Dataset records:
┌────────
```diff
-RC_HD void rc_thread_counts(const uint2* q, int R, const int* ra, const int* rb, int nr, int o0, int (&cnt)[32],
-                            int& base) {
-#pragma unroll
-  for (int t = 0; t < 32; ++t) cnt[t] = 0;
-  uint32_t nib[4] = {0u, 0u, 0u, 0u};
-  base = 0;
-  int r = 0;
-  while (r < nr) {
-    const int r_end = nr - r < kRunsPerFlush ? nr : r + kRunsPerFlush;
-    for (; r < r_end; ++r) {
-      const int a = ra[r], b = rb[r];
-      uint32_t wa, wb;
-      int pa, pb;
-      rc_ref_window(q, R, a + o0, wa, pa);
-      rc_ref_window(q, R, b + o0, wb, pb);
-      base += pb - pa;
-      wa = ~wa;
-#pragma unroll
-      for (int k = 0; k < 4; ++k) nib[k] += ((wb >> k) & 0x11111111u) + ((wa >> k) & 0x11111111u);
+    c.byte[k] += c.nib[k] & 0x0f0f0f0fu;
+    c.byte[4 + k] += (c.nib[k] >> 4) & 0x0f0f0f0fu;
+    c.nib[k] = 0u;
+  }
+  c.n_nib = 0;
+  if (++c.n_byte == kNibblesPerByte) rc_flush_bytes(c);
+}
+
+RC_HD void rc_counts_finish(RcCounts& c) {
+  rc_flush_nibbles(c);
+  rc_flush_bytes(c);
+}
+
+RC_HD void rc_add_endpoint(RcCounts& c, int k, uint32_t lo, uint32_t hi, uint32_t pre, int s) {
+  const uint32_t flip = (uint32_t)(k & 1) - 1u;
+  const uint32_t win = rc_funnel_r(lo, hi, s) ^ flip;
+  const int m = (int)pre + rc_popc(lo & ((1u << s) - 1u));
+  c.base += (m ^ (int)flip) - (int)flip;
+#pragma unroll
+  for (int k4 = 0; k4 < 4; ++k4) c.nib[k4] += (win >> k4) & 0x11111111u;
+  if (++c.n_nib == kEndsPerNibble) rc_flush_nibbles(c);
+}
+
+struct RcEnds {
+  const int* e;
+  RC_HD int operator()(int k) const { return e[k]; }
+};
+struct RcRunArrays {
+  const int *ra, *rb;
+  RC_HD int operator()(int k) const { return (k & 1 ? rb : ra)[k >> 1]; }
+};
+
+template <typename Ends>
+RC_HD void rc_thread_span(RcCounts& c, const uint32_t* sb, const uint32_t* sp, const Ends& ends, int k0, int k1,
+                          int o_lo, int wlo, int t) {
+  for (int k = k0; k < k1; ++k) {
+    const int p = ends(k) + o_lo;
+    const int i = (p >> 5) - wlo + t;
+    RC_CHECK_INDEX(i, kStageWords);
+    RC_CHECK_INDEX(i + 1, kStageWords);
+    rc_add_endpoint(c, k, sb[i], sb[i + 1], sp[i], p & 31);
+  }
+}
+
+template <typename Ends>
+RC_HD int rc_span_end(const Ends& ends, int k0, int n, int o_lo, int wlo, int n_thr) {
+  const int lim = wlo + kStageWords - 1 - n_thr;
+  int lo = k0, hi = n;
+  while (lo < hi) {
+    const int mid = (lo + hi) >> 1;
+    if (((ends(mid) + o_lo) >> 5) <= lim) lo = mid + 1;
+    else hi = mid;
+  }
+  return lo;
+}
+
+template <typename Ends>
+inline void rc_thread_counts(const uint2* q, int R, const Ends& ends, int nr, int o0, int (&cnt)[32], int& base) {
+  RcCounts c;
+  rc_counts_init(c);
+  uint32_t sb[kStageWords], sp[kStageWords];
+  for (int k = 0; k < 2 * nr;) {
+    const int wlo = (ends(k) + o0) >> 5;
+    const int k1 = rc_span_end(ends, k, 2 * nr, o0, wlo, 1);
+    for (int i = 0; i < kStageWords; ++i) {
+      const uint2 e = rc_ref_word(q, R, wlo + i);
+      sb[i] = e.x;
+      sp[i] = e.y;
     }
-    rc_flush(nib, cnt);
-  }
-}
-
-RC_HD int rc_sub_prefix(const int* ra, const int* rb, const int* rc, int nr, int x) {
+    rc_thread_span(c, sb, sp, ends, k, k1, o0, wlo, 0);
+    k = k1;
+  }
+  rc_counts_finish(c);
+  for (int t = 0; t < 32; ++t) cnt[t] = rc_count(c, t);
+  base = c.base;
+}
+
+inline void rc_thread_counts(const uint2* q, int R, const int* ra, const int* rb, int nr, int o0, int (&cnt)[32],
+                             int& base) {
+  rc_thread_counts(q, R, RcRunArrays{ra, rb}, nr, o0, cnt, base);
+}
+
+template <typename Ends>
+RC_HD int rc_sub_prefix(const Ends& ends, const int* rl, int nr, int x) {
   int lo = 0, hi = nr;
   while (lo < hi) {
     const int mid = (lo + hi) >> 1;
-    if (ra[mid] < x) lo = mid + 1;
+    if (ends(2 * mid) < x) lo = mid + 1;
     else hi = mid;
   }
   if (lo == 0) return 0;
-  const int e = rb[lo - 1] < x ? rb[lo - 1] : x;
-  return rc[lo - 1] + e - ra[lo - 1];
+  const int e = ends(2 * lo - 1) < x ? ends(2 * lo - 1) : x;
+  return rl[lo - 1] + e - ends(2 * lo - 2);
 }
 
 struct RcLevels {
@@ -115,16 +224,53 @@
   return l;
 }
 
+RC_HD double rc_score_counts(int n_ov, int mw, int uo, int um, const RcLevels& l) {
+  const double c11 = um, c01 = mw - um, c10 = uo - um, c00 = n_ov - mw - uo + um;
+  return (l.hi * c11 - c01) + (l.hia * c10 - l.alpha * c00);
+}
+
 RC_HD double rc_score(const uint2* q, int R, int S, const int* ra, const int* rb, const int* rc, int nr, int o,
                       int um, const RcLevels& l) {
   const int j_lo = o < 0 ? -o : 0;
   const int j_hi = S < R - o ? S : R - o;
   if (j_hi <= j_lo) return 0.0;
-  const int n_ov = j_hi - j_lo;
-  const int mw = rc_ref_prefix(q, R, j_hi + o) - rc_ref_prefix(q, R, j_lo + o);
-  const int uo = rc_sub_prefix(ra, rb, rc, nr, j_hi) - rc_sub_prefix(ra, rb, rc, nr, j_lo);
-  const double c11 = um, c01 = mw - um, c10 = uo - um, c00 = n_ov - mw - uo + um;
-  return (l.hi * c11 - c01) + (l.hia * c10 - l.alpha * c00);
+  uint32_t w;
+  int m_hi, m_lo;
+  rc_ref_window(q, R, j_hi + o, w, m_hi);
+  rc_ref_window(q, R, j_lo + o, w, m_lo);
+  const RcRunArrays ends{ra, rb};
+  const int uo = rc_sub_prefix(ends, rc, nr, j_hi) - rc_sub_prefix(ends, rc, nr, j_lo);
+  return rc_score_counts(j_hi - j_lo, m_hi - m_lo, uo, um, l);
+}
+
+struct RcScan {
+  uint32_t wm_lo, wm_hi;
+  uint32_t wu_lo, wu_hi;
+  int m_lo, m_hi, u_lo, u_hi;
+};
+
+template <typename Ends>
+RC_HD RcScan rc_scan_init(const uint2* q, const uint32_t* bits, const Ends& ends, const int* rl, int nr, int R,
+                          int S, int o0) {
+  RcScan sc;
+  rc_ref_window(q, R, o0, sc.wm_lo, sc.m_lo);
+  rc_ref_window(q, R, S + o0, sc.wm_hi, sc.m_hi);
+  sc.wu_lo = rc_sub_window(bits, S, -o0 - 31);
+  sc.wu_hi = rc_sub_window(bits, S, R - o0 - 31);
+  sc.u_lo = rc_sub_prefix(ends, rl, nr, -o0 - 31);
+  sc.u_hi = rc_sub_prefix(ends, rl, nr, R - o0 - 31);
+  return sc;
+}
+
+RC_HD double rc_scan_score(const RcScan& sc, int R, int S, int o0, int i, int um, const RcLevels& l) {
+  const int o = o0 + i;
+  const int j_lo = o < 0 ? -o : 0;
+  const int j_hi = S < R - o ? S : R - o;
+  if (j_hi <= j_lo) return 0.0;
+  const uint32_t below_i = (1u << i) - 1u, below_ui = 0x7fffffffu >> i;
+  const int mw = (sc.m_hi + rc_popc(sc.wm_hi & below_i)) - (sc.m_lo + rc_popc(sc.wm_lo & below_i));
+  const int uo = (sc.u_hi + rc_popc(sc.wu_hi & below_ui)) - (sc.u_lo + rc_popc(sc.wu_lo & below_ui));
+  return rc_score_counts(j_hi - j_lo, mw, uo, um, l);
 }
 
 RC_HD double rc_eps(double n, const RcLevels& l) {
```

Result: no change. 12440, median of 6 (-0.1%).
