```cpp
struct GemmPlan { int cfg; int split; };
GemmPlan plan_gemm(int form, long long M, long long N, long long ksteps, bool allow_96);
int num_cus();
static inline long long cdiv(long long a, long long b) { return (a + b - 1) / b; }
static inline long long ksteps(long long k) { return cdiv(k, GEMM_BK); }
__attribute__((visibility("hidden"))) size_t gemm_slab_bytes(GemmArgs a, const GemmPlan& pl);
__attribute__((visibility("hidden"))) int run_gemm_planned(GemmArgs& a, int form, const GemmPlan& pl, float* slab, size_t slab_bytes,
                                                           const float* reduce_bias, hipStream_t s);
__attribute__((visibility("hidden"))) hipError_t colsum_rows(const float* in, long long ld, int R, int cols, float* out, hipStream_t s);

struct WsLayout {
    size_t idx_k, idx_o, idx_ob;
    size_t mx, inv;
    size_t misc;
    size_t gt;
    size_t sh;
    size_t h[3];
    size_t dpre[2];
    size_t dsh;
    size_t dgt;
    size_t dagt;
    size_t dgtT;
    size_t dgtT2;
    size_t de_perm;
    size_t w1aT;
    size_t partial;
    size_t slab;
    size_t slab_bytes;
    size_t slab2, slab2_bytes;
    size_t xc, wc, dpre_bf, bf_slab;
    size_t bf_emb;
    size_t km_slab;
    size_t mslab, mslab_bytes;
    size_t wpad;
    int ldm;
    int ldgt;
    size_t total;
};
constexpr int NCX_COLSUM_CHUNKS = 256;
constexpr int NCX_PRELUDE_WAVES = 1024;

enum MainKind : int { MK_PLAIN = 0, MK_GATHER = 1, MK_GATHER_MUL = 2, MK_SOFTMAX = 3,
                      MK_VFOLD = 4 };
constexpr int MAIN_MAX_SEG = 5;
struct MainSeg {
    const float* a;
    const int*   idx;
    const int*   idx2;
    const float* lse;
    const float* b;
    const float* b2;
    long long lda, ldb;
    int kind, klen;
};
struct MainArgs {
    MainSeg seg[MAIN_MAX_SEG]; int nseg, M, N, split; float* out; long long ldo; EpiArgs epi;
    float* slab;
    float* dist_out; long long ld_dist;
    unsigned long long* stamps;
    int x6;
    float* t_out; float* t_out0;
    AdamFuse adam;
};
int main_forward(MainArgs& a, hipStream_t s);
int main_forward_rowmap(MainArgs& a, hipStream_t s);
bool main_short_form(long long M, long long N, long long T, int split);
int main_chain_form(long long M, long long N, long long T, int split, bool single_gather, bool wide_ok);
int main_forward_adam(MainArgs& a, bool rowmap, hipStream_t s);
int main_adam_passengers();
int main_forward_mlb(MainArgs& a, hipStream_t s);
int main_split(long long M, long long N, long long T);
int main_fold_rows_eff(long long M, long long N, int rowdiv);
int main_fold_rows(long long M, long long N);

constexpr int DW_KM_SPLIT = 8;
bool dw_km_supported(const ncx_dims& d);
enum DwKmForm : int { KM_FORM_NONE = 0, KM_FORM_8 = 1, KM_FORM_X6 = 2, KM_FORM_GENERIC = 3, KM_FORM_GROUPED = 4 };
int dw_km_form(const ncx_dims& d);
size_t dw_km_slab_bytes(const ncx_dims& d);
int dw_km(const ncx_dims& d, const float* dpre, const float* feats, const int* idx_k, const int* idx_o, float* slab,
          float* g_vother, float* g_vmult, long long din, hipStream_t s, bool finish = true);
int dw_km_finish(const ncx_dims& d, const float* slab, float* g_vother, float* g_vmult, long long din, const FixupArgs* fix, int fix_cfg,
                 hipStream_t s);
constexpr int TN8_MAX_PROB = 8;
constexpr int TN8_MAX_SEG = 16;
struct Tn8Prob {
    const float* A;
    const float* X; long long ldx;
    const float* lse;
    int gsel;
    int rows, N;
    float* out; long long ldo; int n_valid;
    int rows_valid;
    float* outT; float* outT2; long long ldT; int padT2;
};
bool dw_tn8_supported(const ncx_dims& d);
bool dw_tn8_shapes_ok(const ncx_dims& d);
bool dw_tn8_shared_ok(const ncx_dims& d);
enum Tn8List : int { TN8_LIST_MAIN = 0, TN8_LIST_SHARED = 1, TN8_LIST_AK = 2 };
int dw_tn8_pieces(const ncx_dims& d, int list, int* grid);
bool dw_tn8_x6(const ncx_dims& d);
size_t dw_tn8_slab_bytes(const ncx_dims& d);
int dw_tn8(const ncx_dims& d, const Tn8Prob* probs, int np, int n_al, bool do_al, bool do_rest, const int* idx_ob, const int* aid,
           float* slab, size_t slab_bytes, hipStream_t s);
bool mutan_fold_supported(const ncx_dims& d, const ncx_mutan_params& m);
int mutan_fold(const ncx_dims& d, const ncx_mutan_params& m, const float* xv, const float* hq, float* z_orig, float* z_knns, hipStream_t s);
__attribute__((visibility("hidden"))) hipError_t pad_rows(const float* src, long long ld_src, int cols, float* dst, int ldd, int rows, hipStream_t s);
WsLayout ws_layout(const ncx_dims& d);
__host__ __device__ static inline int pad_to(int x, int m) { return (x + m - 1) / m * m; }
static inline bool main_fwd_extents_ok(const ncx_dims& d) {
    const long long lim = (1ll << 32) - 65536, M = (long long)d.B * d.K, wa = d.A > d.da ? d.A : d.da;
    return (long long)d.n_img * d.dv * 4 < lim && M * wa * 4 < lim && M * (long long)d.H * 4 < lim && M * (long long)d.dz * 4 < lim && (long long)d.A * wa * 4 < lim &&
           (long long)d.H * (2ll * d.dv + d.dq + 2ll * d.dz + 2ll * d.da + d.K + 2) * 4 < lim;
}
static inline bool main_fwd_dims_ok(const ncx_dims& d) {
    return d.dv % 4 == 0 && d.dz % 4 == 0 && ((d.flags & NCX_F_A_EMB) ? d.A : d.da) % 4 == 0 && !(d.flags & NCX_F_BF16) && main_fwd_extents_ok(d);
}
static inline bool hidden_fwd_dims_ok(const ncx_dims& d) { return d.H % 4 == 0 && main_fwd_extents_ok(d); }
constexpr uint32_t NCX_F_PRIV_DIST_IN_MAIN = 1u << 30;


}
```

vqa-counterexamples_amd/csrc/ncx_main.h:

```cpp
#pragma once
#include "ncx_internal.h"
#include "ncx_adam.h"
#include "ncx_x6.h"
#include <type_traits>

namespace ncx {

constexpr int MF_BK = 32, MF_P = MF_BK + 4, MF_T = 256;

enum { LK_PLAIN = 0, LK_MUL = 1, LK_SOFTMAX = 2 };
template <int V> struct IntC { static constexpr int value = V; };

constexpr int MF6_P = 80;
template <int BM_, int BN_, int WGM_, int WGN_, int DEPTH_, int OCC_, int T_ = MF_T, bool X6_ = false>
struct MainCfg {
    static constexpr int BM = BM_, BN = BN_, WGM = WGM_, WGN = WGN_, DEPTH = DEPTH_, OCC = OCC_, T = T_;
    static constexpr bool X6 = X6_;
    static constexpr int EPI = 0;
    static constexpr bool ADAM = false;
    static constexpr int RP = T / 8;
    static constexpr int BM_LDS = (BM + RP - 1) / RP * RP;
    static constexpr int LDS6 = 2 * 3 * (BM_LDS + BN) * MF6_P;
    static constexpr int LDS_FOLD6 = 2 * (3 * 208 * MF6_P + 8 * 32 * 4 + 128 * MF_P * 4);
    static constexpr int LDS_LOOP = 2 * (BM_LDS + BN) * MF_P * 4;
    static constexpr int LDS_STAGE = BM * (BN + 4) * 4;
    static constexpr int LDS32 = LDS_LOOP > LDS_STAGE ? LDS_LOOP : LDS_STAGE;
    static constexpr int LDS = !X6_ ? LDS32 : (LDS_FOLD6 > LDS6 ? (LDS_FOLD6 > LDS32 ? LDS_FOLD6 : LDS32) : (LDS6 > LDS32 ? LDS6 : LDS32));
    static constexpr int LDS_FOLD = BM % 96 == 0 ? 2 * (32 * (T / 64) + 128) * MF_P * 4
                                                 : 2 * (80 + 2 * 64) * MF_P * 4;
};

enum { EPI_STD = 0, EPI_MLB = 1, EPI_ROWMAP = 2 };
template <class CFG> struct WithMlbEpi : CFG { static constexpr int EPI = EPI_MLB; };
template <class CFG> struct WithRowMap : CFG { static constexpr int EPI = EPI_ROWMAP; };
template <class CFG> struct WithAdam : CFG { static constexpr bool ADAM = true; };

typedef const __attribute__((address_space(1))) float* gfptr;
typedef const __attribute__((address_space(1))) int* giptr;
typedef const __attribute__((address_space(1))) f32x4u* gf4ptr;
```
└────────
Work task –
In the records above, find each line that mentions the word "inline", and copy it.

Solution –
+inline void rc_thread_counts(const uint2* q, int R, const Ends& ends, int nr, int o0, int (&cnt)[32], int& base) {
+inline void rc_thread_counts(const uint2* q, int R, const int* ra, const int* rb, int nr, int o0, int (&cnt)[32],
static inline long long cdiv(long long a, long long b) { return (a + b - 1) / b; }
static inline long long ksteps(long long k) { return cdiv(k, GEMM_BK); }
__host__ __device__ static inline int pad_to(int x, int m) { return (x + m - 1) / m * m; }
static inline bool main_fwd_extents_ok(const ncx_dims& d) {
static inline bool main_fwd_dims_ok(const ncx_dims& d) {
static inline bool hidden_fwd_dims_ok(const ncx_dims& d) { return d.H % 4 == 0 && main_fwd_extents_ok(d); }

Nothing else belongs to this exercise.